### ACTIVITY
Scan the listing for the word "term", and copy out each line where it is found.

### TASK INPUTS
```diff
diff --git a/tbmodels_amd/csrc/tbk_kdotp.hip b/tbmodels_amd/csrc/tbk_kdotp.hip
--- a/tbmodels_amd/csrc/tbk_kdotp.hip
+++ b/tbmodels_amd/csrc/tbk_kdotp.hip
@@ -29,7 +29,8 @@
     const int p = blockIdx.y;
     if (e >= ncol) return;
     const int32_t ij = colmap[e];
-    const int oi = ij >> 16, oj = ij & 0xffff;
+    const int oi = ij >> 16, oj = ij & 0x7fff;
+    const bool pair = (ij & TBK_SLOT_PAIR) != 0;
     int pw[TBK_MAX_DIM];
     int deg = 0;
     for (int d = 0; d < dim; ++d) {
@@ -39,7 +40,7 @@
     const double sgn = (deg & 1) ? -1.0 : 1.0;
     const size_t tiles = ncol_pad / TBK_CT;
     const size_t col = ((size_t)(e / TBK_CT) * 2) * TBK_CT + e % TBK_CT;
-    double xr = 0.0, xi = 0.0;
+    double xr = 0.0, xi = 0.0, yr = 0.0, yi = 0.0;
     for (int64_t r = 0; r < n_r; ++r) {
         double mono = 1.0;
         for (int d = 0; d < dim; ++d) {
@@ -49,18 +50,30 @@
         if (mono == 0.0) continue;
         const double* row_c = Bt + (size_t)(2 * r) * tiles * 2 * TBK_CT + col;
         const double* row_s = Bt + (size_t)(2 * r + 1) * tiles * 2 * TBK_CT + col;
-        const double s_re = row_c[0], d_im = row_c[TBK_CT], ms_im = row_s[0], d_re = row_s[TBK_CT];
-        const double hr = 0.5 * (s_re + d_re), gr = 0.5 * (s_re - d_re);
-        const double hi = 0.5 * (d_im - ms_im), gi = 0.5 * (-ms_im - d_im);
         const double c = ph[2 * r], s = ph[2 * r + 1];
-        const double tr = (c * hr - s * hi) + sgn * (c * gr - s * gi);
-        const double ti = (c * hi + s * hr) - sgn * (c * gi + s * gr);
-        xr = fma(mono, tr, xr);
-        xi = fma(mono, ti, xi);
+        auto term = [&](double s_re, double d_im, double ms_im, double d_re, double& ar, double& ai) {
+            const double hr = 0.5 * (s_re + d_re), gr = 0.5 * (s_re - d_re);
+            const double hi = 0.5 * (d_im - ms_im), gi = 0.5 * (-ms_im - d_im);
+            const double tr = (c * hr - s * hi) + sgn * (c * gr - s * gi);
+            const double ti = (c * hi + s * hr) - sgn * (c * gi + s * gr);
+            ar = fma(mono, tr, ar);
+            ai = fma(mono, ti, ai);
+        };
+        if (pair) {
+            term(row_c[0], 0.0, row_s[0], 0.0, xr, xi);
+            term(row_c[TBK_CT], 0.0, row_s[TBK_CT], 0.0, yr, yi);
+        } else {
+            term(row_c[0], row_c[TBK_CT], row_s[0], row_s[TBK_CT], xr, xi);
+        }
     }
     const double fr = prefactor[2 * p], fi = prefactor[2 * p + 1];
+    double* cp = out + (size_t)p * n_orb * n_orb * 2;
     const double cr = fr * xr - fi * xi, ci = fr * xi + fi * xr;
-    double* cp = out + (size_t)p * n_orb * n_orb * 2;
+    if (pair) {
+        *reinterpret_cast<d2*>(cp + ((size_t)oi * n_orb + oi) * 2) = (d2){cr, ci};
+        *reinterpret_cast<d2*>(cp + ((size_t)oj * n_orb + oj) * 2) = (d2){fr * yr - fi * yi, fr * yi + fi * yr};
+        return;
+    }
     *reinterpret_cast<d2*>(cp + ((size_t)oi * n_orb + oj) * 2) = (d2){cr, ci};
     if (oi != oj) *reinterpret_cast<d2*>(cp + ((size_t)oj * n_orb + oi) * 2) = (d2){cr, -ci};
 }
diff --git a/tbmodels_amd/csrc/tbk_stage.hip b/tbmodels_amd/csrc/tbk_stage.hip
--- a/tbmodels_amd/csrc/tbk_stage.hip
+++ b/tbmodels_amd/csrc/tbk_stage.hip
@@ -11,13 +11,22 @@
     if (e >= ncol_pad || r >= n_r) return;
     const int32_t ij = colmap[e];
     if (ij < 0) return;
-    const int i = ij >> 16, j = ij & 0xffff;
+    const int i = ij >> 16, j = ij & 0x7fff;
     const double* blk = hop + (size_t)r * n_orb * n_orb * 2;
-    const double hr = blk[((size_t)i * n_orb + j) * 2], hi = blk[((size_t)i * n_orb + j) * 2 + 1];
-    const double gr = blk[((size_t)j * n_orb + i) * 2], gi = blk[((size_t)j * n_orb + i) * 2 + 1];
     const size_t tiles = ncol_pad / TBK_CT;
     const size_t base0 = (((size_t)(2 * r) * tiles + e / TBK_CT) * 2) * TBK_CT + e % TBK_CT;
     const size_t base1 = (((size_t)(2 * r + 1) * tiles + e / TBK_CT) * 2) * TBK_CT + e % TBK_CT;
+    if (ij & TBK_SLOT_PAIR) {
+        const double hr = blk[((size_t)i * n_orb + i) * 2], hi = blk[((size_t)i * n_orb + i) * 2 + 1];
+        const double gr = blk[((size_t)j * n_orb + j) * 2], gi = blk[((size_t)j * n_orb + j) * 2 + 1];
+        Bt[base0] = hr + hr;
+        Bt[base0 + TBK_CT] = gr + gr;
+        Bt[base1] = -(hi + hi);
+        Bt[base1 + TBK_CT] = -(gi + gi);
+        return;
+    }
+    const double hr = blk[((size_t)i * n_orb + j) * 2], hi = blk[((size_t)i * n_orb + j) * 2 + 1];
+    const double gr = blk[((size_t)j * n_orb + i) * 2], gi = blk[((size_t)j * n_orb + i) * 2 + 1];
     Bt[base0] = hr + gr;
     Bt[base0 + TBK_CT] = hi - gi;
     Bt[base1] = -(hi + gi);
```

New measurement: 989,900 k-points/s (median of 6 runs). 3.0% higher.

### RESPONSE
+        auto term = [&](double s_re, double d_im, double ms_im, double d_re, double& ar, double& ai) {
+            term(row_c[0], 0.0, row_s[0], 0.0, xr, xi);
+            term(row_c[TBK_CT], 0.0, row_s[TBK_CT], 0.0, yr, yi);
+            term(row_c[0], row_c[TBK_CT], row_s[0], row_s[TBK_CT], xr, xi);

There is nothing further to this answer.